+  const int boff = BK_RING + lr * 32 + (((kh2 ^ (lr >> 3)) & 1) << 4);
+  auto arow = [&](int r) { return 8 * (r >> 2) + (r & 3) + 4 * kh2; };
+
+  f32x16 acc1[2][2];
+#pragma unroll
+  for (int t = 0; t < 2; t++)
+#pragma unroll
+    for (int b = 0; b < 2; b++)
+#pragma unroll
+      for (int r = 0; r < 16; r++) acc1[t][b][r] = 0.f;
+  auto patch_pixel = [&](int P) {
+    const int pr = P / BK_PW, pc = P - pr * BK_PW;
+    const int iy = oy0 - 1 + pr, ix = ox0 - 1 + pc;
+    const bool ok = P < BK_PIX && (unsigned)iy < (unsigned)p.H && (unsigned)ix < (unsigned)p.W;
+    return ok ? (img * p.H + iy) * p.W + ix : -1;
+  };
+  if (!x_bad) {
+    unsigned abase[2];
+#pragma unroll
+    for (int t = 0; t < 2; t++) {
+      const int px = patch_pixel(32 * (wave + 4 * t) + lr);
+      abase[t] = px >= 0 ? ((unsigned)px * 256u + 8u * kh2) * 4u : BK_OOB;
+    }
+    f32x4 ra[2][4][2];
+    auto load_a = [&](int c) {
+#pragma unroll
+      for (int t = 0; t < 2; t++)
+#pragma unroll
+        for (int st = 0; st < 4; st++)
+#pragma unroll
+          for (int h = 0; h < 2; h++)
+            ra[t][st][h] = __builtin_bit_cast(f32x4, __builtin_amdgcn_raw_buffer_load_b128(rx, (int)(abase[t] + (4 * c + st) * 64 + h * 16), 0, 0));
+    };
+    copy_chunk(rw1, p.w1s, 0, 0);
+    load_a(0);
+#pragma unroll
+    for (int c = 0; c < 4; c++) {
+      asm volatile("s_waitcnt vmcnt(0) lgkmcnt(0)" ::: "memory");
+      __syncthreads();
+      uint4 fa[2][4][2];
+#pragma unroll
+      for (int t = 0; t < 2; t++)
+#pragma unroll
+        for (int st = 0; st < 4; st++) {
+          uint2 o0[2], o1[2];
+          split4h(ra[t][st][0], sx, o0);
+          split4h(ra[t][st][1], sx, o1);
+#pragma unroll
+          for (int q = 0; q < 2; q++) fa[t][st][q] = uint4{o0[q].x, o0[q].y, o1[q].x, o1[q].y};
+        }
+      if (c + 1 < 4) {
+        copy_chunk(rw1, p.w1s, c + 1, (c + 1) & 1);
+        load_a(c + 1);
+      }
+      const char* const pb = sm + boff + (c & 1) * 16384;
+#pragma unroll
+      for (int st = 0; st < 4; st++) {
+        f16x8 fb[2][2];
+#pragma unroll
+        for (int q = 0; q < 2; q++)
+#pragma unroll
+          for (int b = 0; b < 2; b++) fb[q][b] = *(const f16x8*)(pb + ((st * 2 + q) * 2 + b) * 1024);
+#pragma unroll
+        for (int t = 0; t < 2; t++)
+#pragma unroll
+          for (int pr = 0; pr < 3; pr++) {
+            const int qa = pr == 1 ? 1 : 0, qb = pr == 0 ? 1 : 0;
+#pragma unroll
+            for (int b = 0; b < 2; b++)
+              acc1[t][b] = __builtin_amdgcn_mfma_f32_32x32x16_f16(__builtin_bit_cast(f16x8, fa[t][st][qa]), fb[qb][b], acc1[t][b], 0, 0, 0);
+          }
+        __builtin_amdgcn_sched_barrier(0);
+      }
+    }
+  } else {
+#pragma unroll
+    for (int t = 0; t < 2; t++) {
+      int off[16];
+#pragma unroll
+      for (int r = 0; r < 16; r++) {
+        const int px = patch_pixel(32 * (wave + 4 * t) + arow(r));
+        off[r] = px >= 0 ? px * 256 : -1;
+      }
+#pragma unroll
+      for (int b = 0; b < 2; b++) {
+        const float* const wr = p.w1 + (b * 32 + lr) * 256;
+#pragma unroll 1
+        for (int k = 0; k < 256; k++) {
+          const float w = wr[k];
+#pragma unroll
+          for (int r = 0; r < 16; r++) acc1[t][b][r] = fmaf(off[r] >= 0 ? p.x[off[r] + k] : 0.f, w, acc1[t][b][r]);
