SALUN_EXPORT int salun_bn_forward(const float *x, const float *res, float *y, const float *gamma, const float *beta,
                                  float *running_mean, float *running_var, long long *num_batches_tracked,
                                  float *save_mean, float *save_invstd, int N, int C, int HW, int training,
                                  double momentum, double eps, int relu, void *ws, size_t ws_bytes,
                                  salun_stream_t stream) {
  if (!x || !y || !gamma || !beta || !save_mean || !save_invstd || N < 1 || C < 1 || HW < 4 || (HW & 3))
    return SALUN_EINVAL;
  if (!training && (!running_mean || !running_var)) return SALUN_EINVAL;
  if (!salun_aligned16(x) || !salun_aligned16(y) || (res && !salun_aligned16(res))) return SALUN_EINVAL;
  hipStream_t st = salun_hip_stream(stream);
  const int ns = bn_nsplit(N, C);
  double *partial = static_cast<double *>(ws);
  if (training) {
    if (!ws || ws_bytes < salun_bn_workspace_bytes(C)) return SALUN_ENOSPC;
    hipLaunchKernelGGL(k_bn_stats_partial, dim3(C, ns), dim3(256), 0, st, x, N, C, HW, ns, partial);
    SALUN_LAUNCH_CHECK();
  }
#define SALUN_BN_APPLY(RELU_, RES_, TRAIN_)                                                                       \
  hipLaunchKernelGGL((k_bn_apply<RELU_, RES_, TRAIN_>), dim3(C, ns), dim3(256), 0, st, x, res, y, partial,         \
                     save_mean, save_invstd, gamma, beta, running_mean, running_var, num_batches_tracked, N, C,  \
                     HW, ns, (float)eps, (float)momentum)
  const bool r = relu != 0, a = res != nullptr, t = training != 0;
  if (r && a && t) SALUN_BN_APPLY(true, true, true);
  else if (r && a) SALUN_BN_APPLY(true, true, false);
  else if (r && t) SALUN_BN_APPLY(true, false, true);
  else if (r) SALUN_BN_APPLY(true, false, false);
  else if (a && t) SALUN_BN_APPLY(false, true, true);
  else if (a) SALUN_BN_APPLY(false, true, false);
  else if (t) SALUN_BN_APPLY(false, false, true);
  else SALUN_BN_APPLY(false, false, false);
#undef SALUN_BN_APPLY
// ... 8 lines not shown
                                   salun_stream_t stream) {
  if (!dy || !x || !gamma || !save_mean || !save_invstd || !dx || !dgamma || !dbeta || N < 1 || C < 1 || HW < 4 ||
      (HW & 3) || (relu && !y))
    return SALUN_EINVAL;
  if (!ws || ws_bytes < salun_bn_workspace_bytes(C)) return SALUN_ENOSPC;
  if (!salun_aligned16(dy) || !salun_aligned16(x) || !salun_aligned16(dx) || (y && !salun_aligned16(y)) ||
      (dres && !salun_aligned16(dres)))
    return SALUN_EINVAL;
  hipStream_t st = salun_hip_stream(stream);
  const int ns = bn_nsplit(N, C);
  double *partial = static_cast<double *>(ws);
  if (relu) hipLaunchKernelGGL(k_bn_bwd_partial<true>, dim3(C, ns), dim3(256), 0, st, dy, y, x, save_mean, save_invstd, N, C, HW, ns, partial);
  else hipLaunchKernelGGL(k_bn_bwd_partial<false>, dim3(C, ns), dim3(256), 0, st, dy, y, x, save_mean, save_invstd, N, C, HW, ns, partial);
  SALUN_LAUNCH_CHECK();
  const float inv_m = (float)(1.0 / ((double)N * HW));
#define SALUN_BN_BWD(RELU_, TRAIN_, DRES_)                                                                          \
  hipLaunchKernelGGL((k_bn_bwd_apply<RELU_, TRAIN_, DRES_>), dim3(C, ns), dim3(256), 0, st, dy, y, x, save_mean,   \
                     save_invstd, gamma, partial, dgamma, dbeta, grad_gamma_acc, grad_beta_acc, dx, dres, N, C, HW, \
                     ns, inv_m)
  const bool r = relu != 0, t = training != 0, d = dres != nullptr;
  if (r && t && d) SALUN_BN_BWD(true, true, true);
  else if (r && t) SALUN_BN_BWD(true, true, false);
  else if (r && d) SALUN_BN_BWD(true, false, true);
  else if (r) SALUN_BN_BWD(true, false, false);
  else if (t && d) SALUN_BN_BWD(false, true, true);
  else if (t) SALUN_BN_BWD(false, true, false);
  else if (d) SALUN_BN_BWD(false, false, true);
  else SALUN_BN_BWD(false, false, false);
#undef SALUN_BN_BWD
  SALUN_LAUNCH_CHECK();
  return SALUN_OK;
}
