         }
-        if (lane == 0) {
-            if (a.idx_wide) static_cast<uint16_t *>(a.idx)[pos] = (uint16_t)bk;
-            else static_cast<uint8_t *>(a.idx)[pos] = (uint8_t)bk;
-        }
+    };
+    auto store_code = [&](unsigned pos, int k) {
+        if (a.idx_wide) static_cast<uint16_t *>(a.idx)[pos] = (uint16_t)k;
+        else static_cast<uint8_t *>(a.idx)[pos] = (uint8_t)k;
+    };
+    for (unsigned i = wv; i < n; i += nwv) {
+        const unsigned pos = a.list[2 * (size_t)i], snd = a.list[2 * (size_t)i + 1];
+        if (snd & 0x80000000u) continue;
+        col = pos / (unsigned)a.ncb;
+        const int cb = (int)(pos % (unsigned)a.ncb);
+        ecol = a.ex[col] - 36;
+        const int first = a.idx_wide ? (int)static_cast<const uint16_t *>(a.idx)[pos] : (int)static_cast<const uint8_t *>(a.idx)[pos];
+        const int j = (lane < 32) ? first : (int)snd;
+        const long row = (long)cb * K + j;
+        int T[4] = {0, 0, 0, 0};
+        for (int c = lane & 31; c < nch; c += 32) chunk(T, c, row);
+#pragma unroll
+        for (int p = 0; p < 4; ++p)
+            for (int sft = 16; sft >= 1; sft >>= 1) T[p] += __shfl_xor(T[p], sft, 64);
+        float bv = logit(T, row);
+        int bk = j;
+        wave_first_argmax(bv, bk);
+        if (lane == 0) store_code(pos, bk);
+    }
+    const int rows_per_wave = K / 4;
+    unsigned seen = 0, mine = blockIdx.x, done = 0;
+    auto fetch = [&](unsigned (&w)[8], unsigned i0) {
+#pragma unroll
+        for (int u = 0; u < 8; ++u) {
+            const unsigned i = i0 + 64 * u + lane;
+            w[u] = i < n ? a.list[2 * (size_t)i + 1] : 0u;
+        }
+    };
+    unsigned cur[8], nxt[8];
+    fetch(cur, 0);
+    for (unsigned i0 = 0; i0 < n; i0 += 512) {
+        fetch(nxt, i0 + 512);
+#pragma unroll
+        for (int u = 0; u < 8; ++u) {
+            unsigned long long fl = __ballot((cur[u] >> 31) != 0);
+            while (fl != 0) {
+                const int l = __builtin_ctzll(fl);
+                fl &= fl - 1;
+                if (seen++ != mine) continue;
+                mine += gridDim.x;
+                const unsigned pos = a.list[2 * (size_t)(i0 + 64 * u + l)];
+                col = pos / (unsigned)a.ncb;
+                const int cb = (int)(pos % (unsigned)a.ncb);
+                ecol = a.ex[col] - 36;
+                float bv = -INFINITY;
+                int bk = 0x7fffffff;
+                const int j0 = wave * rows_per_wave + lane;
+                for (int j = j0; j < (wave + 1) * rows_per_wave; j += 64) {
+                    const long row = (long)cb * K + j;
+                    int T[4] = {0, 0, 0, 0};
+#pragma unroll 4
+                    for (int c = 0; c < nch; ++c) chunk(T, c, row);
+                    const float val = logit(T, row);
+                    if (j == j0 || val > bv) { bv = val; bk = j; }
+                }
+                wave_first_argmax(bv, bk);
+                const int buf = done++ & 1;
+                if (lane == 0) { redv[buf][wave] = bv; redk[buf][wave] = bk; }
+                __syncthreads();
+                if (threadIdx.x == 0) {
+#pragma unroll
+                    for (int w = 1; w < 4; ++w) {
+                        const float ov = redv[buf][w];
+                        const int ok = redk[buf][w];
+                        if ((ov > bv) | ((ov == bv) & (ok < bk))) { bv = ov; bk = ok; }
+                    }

=== What to produce ===
Every line from the top of the material through the line containing "b) * 1024);" must be transcribed exactly, and no other line may appear.

=== Problem solution ===
+  const int boff = BK_RING + lr * 32 + (((kh2 ^ (lr >> 3)) & 1) << 4);
+  auto arow = [&](int r) { return 8 * (r >> 2) + (r & 3) + 4 * kh2; };
+
+  f32x16 acc1[2][2];
+#pragma unroll
+  for (int t = 0; t < 2; t++)
+#pragma unroll
+    for (int b = 0; b < 2; b++)
+#pragma unroll
+      for (int r = 0; r < 16; r++) acc1[t][b][r] = 0.f;
+  auto patch_pixel = [&](int P) {
+    const int pr = P / BK_PW, pc = P - pr * BK_PW;
+    const int iy = oy0 - 1 + pr, ix = ox0 - 1 + pc;
+    const bool ok = P < BK_PIX && (unsigned)iy < (unsigned)p.H && (unsigned)ix < (unsigned)p.W;
+    return ok ? (img * p.H + iy) * p.W + ix : -1;
+  };
+  if (!x_bad) {
+    unsigned abase[2];
+#pragma unroll
+    for (int t = 0; t < 2; t++) {
+      const int px = patch_pixel(32 * (wave + 4 * t) + lr);
+      abase[t] = px >= 0 ? ((unsigned)px * 256u + 8u * kh2) * 4u : BK_OOB;
+    }
+    f32x4 ra[2][4][2];
+    auto load_a = [&](int c) {
+#pragma unroll
+      for (int t = 0; t < 2; t++)
+#pragma unroll
+        for (int st = 0; st < 4; st++)
+#pragma unroll
+          for (int h = 0; h < 2; h++)
+            ra[t][st][h] = __builtin_bit_cast(f32x4, __builtin_amdgcn_raw_buffer_load_b128(rx, (int)(abase[t] + (4 * c + st) * 64 + h * 16), 0, 0));
+    };
+    copy_chunk(rw1, p.w1s, 0, 0);
+    load_a(0);
+#pragma unroll
+    for (int c = 0; c < 4; c++) {
+      asm volatile("s_waitcnt vmcnt(0) lgkmcnt(0)" ::: "memory");
+      __syncthreads();
+      uint4 fa[2][4][2];
+#pragma unroll
+      for (int t = 0; t < 2; t++)
+#pragma unroll
+        for (int st = 0; st < 4; st++) {
+          uint2 o0[2], o1[2];
+          split4h(ra[t][st][0], sx, o0);
+          split4h(ra[t][st][1], sx, o1);
+#pragma unroll
+          for (int q = 0; q < 2; q++) fa[t][st][q] = uint4{o0[q].x, o0[q].y, o1[q].x, o1[q].y};
+        }
+      if (c + 1 < 4) {
+        copy_chunk(rw1, p.w1s, c + 1, (c + 1) & 1);
+        load_a(c + 1);
+      }
+      const char* const pb = sm + boff + (c & 1) * 16384;
+#pragma unroll
+      for (int st = 0; st < 4; st++) {
+        f16x8 fb[2][2];
+#pragma unroll
+        for (int q = 0; q < 2; q++)
+#pragma unroll
+          for (int b = 0; b < 2; b++) fb[q][b] = *(const f16x8*)(pb + ((st * 2 + q) * 2 + b) * 1024);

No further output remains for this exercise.